马卫东正烦著呢,也没在意,挥了挥手示意他自便。
刘学平抓起手机,快步走出了会议室。
走廊里空荡荡的。
他倚在窗边,迫不及待地翻盖,点开那条未读简讯。
屏幕幽蓝的光映在他的脸上。
简讯很短,只有寥寥数语,却像是一道闪电,劈开了刘学平脑子里的混沌。
【与其到处求爷爷告奶奶找岗位,不如由人社局牵头,成立『再就业劳务派遣中心。政府背书,统一培训。方向两个:进军省城家政市场;承包县里新建小区的物业保洁。把包袱变成產品,把下岗变成输出。】
刘学平的手猛地一抖。
他死死盯著屏幕上的那行字,呼吸瞬间急促起来。
劳务派遣?家政?物业?
这些词在这个年代的县城还很新鲜,但刘学平毕竟是干人事的,一点就透!
绝了!
这哪里是找工作?这是在创造產业啊!
要是这个方案能成,那就不止是解决两百人的问题,以后再有多少下岗工人,都能往这个池子里装!
这不光是灭火,这是在给县里造血!是天大的政绩!
刘学平猛地合上手机,眼里的颓丧一扫而空,脸上带著捡到宝的狂喜。
他深吸两口气,平復了一下激动的心情,转身推开会议室的大门,大步走了回去。
刘学平特意放轻了脚步。
他没有表现出一点找到解决办法的兴奋,反倒是一脸凝重,坐回原位后,先是端起茶杯喝了一口,又拿起笔在笔记本上无意识地画了几个圈,眉头紧锁,一副苦思冥想的模样。
这就是老机关的生存智慧。
要是出去一趟回来立马就有了锦囊妙计,那是显得你之前在藏拙,还是显得领导们刚才的討论都很蠢?
会议室里依旧是一片愁云惨澹。
“要是实在不行……”经信局局长小心翼翼地开口,“能不能让財政先拨点款,以困难补助的名义发下去,先把这个月拖过去?”

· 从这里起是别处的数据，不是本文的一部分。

template <int DMAX, int AC = 0, int DC = 0, bool DEFER = false, bool DIAG = false>
__device__ __forceinline__ void ppo_fwdbwd_body(const int wg, const int64_t* __restrict__ idx, const int B, const int D_rt, const int A_rt,
                                                const float* __restrict__ obs, const float* __restrict__ act,
                                                const float* __restrict__ old_lp, const float* __restrict__ adv,
                                                const float* __restrict__ ret, const float* __restrict__ param,
                                                const float clip, const float vf, const float ec,
                                                float* __restrict__ partial, float* __restrict__ metric_partial,
                                                const float* __restrict__ prep, const AdamDefer df,
                                                const float* __restrict__ diag = nullptr, float* __restrict__ diag_partial = nullptr) {
    constexpr int H = 256, S = FB_S, LDT = DMAX + 1, LDH = H + 1;
    static_assert(!(DIAG && DEFER), "the deferred chain has no diagnostics form");
    if constexpr (DIAG) if (diag[4] != 0.0f) return;
// ... 6 lines not shown
    __shared__ float sMet[S][DIAG ? 5 : 3];
    __shared__ float sSmp[S][4];
    __shared__ __attribute__((aligned(16))) float sT[H * LDT > 2 * S * LDH + 16 * LDH + 4 * S * 16 ? H * LDT : 2 * S * LDH + 16 * LDH + 4 * S * 16];
    static_assert(H * LDT >= H * DMAX + 8, "the tile holds one [H][D] block in natural order plus an alignment shift");
    float* sHid = sT;
    float* sW2 = sT + 2 * S * LDH;
    float* sP2 = sW2 + 16 * LDH;
    const int u = threadIdx.x;
    PC_STAMP_U(0)
    __syncthreads();
    const int o_aW1 = 0, o_ab1 = H * D, o_aW2 = o_ab1 + H, o_ab2 = o_aW2 + A * H, o_cW1 = o_ab2 + A, o_cb1 = o_cW1 + H * D,
              o_cW2 = o_cb1 + H, o_cb2 = o_cW2 + H, n_param = o_cb2 + 1;

    const int s0 = wg * S;
    int64_t my_src = 0;
    int64_t a_src[4] = {0, 0, 0, 0};
    if (!prep) {
        if (u < S && s0 + u < B) my_src = idx[s0 + u];
#pragma unroll
        for (int j = 0; j < 4; ++j) a_src[j] = u + j * 256 < B ? idx[u + j * 256] : 0;
    }
    const bool defer = DEFER && df.grad != nullptr;
    const bool wr = defer && wg == 0;
    float w2a[16], w2a_g[16], w2a_m[16], w2a_v[16];
#pragma unroll
    for (int o = 0; o < 16; ++o) {
        w2a[o] = o < A ? param[o_aW2 + o * H + u] : 0.0f;
        w2a_g[o] = w2a_m[o] = w2a_v[o] = 0.0f;
        if (defer && o < A) {
            w2a_g[o] = df.grad[o_aW2 + o * H + u];
            w2a_m[o] = df.m_in[o_aW2 + o * H + u];
            w2a_v[o] = df.v_in[o_aW2 + o * H + u];
        }
    }
    float w2c = param[o_cW2 + u], b1a = param[o_ab1 + u], b1c = param[o_cb1 + u];
    const int ob = u & 15;
    const int o_b2 = ob < A ? o_ab2 + ob : o_cb2;
    float b2 = ob <= A ? param[o_b2] : 0.0f;
    float sc_g[4] = {0.0f, 0.0f, 0.0f, 0.0f}, sc_m[4] = {0.0f, 0.0f, 0.0f, 0.0f}, sc_v[4] = {0.0f, 0.0f, 0.0f, 0.0f};
    const int sc_i[4] = {o_cW2 + u, o_ab1 + u, o_cb1 + u, o_b2};
    if (defer) {
#pragma unroll
        for (int q = 0; q < 4; ++q) {
            if (q < 3 || ob <= A) {
                sc_g[q] = df.grad[sc_i[q]];
                sc_m[q] = df.m_in[sc_i[q]];
// ... 8 lines not shown
#pragma unroll
    for (int net = 0; net < 2; ++net) {
        const int off = net == 0 ? o_aW1 : o_cW1, b4 = off & ~3;
        w1_shift[net] = off - b4;
        w1_b4[net] = b4;
        w1_n4[net] = (off + H * D - b4 + 3) >> 2;
        const f32x4* __restrict__ src = reinterpret_cast<const f32x4*>(param + b4);
#pragma unroll
        for (int j = 0; j < NV4; ++j) {
            const int i4 = u + 256 * j;
            const f32x4 z = {0.0f, 0.0f, 0.0f, 0.0f};
            w1raw4[net][j] = i4 < w1_n4[net] ? src[i4] : z;
            if constexpr (DEFER) {
                w1g[net][j] = w1m[net][j] = w1v[net][j] = z;
                if (defer && i4 < w1_n4[net]) {
                    w1g[net][j] = reinterpret_cast<const f32x4*>(df.grad + b4)[i4];
                    w1m[net][j] = reinterpret_cast<const f32x4*>(df.m_in + b4)[i4];
                    w1v[net][j] = reinterpret_cast<const f32x4*>(df.v_in + b4)[i4];
                }
            }
        }
    }
    if constexpr (DEFER) if (defer) {
        const AdamCoef ac = adam_coef(norm_sq_from_partials(df.norm_partial, df.n_norm), df.step_count[0], df.lr_dev[0], df.max_norm, df.beta1,
                                      df.beta2, df.eps);
#pragma unroll
        for (int o = 0; o < 16; ++o) {
            if (o < A) {
                adam_elem(ac, w2a_g[o], w2a[o], w2a_m[o], w2a_v[o]);
                if (wr) {
                    df.p_out[o_aW2 + o * H + u] = w2a[o];
                    df.m_out[o_aW2 + o * H + u] = w2a_m[o];
                    df.v_out[o_aW2 + o * H + u] = w2a_v[o];
                }
            }
        }
        float sc_p[4] = {w2c, b1a, b1c, b2};
#pragma unroll
        for (int q = 0; q < 4; ++q) {
            if (q < 3 || ob <= A) {
                adam_elem(ac, sc_g[q], sc_p[q], sc_m[q], sc_v[q]);
                if (wr && (q < 3 || u <= A)) {
                    df.p_out[sc_i[q]] = sc_p[q];
                    df.m_out[sc_i[q]] = sc_m[q];
                    df.v_out[sc_i[q]] = sc_v[q];
                }
            }
// ... 285 lines not shown
__global__ __launch_bounds__(256) void ppo_fwdbwd_kernel(const int64_t* __restrict__ idx, const int B, const int D, const int A,
                                                         const float* __restrict__ obs, const float* __restrict__ act,
                                                         const float* __restrict__ old_lp, const float* __restrict__ adv,
                                                         const float* __restrict__ ret, const float* __restrict__ param,
                                                         const float clip, const float vf, const float ec,
                                                         float* __restrict__ partial, float* __restrict__ metric_partial,
                                                         const float* __restrict__ prep, const AdamDefer df) {
    ppo_fwdbwd_body<DMAX, AC, DC, DEFER>(blockIdx.x, idx, B, D, A, obs, act, old_lp, adv, ret, param, clip, vf, ec, partial, metric_partial, prep, df);
}
template <int DMAX, int AC = 0, int DC = 0>
__global__ __launch_bounds__(256) void ppo_fwdbwd_diag_kernel(const int64_t* __restrict__ idx, const int B, const int D, const int A,
                                                              const float* __restrict__ obs, const float* __restrict__ act,
                                                              const float* __restrict__ old_lp, const float* __restrict__ adv,
                                                              const float* __restrict__ ret, const float* __restrict__ param,
                                                              const float clip, const float vf, const float ec,
                                                              float* __restrict__ partial, float* __restrict__ metric_partial,
                                                              const float* __restrict__ prep, const float* __restrict__ diag,
                                                              float* __restrict__ diag_partial) {
    ppo_fwdbwd_body<DMAX, AC, DC, false, true>(blockIdx.x, idx, B, D, A, obs, act, old_lp, adv, ret, param, clip, vf, ec, partial, metric_partial, prep,
                                               AdamDefer{}, diag, diag_partial);
}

“胡闹!”马卫东把菸头狠狠按灭,“这是饮鴆止渴!下个月怎么办?明年怎么办?財政是兜底的最后手段,不能拿来填无底洞!”
他又骂了几句,见眾人一个个低著头装鵪鶉,不由得长嘆一声,靠在椅背上揉著眉心。
“看来,今天也就这样了……”
就在马卫东准备宣布散会,大家都觉得又要无功而返的时候。
“那个……马县长。”
刘学平放下了手里的笔,身子微微前倾,语气迟疑。
“刚才我去方便的时候,脑子里突然蹦出个不太成熟的想法。也不知道行不行,就是提供个思路,您给把把关?”
马卫东抬起眼皮,有些疲惫地摆摆手。
“说。都这时候了,有什么说什么。”
刘学平清了清嗓子,眼神扫过在座的同僚,语速缓慢,条理清晰。
“咱们现在的困境是,县里的工业岗位已经饱和了,硬塞是塞不进去了。那咱们能不能……换个思路?”
他一边回忆著简讯的內容,一边用自己的官话润色。